Aim of the task:
Write down exactly the lines of the records below, beginning with the first and ending with the line that includes "const auto rs_2".

----

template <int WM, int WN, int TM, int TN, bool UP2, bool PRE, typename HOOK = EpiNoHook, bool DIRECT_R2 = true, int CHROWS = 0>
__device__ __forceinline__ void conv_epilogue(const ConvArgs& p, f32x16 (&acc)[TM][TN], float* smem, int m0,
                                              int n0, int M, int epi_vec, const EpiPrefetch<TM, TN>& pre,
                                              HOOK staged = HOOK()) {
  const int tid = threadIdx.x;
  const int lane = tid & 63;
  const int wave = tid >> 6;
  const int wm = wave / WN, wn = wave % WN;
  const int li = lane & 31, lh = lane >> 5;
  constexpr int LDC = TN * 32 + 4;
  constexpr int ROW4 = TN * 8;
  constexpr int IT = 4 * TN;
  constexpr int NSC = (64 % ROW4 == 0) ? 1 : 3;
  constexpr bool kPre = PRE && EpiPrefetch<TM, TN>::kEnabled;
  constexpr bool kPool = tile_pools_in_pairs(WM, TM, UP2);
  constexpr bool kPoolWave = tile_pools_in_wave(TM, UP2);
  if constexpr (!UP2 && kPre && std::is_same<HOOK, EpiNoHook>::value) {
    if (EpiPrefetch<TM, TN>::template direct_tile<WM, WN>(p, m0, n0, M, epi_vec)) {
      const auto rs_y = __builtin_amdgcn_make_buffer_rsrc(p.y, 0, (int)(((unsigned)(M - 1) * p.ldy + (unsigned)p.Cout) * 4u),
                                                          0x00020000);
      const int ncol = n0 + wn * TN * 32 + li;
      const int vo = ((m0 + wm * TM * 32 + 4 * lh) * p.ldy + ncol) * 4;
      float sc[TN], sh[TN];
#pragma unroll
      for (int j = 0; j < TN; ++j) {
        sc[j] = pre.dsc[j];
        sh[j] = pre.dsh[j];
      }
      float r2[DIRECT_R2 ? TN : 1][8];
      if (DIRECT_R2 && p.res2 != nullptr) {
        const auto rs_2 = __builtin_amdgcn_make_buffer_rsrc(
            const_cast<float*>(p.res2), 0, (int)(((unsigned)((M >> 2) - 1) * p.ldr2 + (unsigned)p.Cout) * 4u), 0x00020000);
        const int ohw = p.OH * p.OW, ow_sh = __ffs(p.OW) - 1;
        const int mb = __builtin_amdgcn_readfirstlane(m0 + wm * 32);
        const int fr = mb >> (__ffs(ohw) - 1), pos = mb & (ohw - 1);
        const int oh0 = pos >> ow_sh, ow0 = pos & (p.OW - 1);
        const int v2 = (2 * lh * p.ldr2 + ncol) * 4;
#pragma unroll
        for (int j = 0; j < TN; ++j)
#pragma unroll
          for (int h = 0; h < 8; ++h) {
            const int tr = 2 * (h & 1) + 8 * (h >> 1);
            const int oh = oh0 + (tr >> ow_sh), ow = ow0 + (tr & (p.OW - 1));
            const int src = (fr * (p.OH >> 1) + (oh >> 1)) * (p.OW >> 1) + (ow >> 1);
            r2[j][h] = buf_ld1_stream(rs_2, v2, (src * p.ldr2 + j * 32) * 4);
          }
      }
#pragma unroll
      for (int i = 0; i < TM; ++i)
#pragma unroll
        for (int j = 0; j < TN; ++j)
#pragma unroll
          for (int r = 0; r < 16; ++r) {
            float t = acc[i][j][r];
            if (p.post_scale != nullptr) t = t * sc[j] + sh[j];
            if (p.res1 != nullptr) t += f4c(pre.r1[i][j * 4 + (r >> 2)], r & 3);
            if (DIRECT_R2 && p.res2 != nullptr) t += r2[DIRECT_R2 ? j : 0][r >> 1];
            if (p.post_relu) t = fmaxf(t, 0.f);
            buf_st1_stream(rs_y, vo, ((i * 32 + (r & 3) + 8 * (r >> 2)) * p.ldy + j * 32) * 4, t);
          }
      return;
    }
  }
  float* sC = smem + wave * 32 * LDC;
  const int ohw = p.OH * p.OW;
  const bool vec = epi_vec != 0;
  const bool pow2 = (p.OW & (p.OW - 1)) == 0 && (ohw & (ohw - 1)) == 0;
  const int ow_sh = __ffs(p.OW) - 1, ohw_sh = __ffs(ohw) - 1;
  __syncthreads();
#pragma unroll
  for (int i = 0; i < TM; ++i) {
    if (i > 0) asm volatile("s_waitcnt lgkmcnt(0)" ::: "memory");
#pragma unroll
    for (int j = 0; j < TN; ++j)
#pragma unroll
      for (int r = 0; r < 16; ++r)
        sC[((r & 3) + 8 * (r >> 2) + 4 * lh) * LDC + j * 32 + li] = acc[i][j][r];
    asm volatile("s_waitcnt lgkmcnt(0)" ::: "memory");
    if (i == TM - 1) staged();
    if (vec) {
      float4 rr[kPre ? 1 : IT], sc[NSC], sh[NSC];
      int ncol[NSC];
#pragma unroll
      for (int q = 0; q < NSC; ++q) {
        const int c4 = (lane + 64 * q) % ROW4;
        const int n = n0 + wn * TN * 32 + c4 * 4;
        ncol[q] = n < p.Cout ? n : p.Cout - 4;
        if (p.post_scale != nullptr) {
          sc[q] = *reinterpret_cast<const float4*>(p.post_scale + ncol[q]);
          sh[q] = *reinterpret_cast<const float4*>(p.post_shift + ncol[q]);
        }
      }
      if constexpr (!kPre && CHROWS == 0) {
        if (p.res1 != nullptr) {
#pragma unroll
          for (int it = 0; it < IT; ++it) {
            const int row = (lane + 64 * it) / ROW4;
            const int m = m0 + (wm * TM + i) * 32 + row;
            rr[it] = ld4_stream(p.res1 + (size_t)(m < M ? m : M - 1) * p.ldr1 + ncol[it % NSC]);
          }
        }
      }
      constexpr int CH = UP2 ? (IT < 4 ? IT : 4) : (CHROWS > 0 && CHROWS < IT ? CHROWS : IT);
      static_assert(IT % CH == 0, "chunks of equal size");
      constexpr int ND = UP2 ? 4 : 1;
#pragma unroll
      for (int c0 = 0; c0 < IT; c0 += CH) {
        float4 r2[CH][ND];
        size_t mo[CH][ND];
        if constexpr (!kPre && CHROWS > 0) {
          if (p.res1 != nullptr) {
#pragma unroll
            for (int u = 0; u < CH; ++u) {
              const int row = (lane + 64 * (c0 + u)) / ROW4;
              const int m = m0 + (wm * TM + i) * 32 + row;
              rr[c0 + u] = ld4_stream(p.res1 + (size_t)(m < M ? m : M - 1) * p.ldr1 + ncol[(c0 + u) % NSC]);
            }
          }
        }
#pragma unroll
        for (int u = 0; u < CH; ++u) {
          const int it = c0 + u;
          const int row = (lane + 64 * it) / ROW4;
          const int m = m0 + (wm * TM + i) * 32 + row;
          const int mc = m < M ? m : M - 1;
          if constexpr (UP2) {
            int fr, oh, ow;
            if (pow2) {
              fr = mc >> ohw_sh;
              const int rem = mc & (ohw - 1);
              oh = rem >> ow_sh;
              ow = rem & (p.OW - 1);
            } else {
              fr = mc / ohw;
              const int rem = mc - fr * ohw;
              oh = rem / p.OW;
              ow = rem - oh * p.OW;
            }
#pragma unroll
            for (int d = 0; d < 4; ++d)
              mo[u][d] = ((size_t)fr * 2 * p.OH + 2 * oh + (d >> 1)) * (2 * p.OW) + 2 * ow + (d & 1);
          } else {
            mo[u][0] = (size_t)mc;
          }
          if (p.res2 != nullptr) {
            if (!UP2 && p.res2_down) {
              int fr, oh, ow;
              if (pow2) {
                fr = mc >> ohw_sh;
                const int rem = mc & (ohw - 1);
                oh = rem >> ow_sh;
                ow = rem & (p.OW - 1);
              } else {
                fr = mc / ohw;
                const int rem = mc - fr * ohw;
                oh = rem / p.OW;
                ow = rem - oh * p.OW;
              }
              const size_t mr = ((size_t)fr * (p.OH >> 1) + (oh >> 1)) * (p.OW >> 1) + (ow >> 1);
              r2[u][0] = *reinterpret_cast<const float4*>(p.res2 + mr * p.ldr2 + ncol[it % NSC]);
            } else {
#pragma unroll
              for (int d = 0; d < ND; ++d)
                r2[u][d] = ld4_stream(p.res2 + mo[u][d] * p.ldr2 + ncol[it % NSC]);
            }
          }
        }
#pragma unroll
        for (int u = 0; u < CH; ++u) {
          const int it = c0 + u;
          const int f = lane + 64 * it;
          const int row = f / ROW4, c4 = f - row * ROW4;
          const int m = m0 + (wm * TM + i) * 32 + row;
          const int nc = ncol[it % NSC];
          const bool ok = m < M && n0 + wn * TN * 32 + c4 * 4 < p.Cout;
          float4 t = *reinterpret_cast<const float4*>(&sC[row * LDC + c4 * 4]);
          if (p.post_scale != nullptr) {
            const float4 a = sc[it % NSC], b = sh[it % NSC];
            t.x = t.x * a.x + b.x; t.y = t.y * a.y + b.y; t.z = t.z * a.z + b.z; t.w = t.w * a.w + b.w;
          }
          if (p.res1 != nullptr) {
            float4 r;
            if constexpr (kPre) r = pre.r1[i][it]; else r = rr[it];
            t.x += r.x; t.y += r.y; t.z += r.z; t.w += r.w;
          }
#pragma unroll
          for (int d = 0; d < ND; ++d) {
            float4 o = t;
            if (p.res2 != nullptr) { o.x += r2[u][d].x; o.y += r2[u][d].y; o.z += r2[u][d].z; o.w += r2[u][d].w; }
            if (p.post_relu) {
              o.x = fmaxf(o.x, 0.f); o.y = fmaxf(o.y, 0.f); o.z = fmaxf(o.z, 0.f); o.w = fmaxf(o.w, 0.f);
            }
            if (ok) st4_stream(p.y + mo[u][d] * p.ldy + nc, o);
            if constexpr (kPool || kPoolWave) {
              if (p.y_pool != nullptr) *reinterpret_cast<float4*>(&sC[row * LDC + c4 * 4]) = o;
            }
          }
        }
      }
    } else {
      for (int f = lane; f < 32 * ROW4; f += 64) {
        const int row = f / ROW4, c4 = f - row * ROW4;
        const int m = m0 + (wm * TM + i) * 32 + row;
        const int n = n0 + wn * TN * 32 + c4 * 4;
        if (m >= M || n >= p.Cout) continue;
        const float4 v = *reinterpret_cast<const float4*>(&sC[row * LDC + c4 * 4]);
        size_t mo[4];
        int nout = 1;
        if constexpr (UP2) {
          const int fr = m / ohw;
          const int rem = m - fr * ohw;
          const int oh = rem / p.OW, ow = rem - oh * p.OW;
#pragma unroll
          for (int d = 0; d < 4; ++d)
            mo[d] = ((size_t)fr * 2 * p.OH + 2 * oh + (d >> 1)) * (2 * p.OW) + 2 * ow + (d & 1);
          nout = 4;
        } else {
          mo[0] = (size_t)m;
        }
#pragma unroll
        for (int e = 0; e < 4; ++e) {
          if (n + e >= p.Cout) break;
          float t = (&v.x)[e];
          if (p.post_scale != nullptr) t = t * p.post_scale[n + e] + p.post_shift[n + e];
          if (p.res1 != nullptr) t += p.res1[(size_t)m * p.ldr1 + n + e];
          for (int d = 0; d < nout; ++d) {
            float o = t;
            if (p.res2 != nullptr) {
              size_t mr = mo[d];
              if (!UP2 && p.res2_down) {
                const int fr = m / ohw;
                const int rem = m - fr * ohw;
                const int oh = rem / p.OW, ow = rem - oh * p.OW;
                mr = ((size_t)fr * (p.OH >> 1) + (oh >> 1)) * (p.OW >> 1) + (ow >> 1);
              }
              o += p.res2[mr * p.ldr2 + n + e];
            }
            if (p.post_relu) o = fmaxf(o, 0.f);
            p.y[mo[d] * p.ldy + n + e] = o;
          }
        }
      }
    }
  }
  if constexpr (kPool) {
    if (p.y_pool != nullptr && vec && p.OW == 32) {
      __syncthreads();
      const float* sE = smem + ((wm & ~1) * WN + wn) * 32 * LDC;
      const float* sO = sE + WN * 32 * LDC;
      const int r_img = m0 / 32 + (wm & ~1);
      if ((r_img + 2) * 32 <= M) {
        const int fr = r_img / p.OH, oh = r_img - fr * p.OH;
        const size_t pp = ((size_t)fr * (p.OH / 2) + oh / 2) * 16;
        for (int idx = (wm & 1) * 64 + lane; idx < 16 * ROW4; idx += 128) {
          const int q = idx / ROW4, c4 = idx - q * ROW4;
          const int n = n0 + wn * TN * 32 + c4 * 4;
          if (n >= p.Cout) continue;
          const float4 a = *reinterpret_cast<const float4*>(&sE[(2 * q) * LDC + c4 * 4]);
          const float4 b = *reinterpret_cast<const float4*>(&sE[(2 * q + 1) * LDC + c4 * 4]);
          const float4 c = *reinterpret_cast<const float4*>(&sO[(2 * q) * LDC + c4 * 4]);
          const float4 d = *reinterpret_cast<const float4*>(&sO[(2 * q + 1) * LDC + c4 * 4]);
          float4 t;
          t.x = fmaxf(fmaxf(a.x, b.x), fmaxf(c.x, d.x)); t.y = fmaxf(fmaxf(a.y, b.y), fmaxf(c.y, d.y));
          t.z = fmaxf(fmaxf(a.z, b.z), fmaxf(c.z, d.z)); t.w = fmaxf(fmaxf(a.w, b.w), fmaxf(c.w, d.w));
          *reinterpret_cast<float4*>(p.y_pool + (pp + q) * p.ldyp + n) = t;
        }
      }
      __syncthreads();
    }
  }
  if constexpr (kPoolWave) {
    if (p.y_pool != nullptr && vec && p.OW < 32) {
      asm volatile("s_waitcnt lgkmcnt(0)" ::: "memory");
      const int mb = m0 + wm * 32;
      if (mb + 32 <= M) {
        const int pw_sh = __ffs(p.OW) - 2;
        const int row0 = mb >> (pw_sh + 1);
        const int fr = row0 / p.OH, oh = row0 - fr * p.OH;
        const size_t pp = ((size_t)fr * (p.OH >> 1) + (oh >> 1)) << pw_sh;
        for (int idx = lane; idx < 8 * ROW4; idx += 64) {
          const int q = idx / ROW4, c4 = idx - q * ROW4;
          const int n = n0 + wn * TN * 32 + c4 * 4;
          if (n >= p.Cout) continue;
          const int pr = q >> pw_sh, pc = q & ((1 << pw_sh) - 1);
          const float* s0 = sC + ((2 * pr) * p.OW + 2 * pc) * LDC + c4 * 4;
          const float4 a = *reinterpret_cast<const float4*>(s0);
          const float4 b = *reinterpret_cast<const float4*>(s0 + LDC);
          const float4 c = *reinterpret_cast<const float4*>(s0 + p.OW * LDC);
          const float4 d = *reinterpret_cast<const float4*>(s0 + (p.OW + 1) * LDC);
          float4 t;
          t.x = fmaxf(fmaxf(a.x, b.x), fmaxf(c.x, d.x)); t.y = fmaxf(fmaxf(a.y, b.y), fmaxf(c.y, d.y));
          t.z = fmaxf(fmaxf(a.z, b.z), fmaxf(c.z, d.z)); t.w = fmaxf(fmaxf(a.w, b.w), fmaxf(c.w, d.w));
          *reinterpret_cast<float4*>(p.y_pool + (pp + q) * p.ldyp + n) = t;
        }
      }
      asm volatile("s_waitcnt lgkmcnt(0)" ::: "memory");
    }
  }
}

----

Written response:
template <int WM, int WN, int TM, int TN, bool UP2, bool PRE, typename HOOK = EpiNoHook, bool DIRECT_R2 = true, int CHROWS = 0>
__device__ __forceinline__ void conv_epilogue(const ConvArgs& p, f32x16 (&acc)[TM][TN], float* smem, int m0,
                                              int n0, int M, int epi_vec, const EpiPrefetch<TM, TN>& pre,
                                              HOOK staged = HOOK()) {
  const int tid = threadIdx.x;
  const int lane = tid & 63;
  const int wave = tid >> 6;
  const int wm = wave / WN, wn = wave % WN;
  const int li = lane & 31, lh = lane >> 5;
  constexpr int LDC = TN * 32 + 4;
  constexpr int ROW4 = TN * 8;
  constexpr int IT = 4 * TN;
  constexpr int NSC = (64 % ROW4 == 0) ? 1 : 3;
  constexpr bool kPre = PRE && EpiPrefetch<TM, TN>::kEnabled;
  constexpr bool kPool = tile_pools_in_pairs(WM, TM, UP2);
  constexpr bool kPoolWave = tile_pools_in_wave(TM, UP2);
  if constexpr (!UP2 && kPre && std::is_same<HOOK, EpiNoHook>::value) {
    if (EpiPrefetch<TM, TN>::template direct_tile<WM, WN>(p, m0, n0, M, epi_vec)) {
      const auto rs_y = __builtin_amdgcn_make_buffer_rsrc(p.y, 0, (int)(((unsigned)(M - 1) * p.ldy + (unsigned)p.Cout) * 4u),
                                                          0x00020000);
      const int ncol = n0 + wn * TN * 32 + li;
      const int vo = ((m0 + wm * TM * 32 + 4 * lh) * p.ldy + ncol) * 4;
      float sc[TN], sh[TN];
#pragma unroll
      for (int j = 0; j < TN; ++j) {
        sc[j] = pre.dsc[j];
        sh[j] = pre.dsh[j];
      }
      float r2[DIRECT_R2 ? TN : 1][8];
      if (DIRECT_R2 && p.res2 != nullptr) {
        const auto rs_2 = __builtin_amdgcn_make_buffer_rsrc(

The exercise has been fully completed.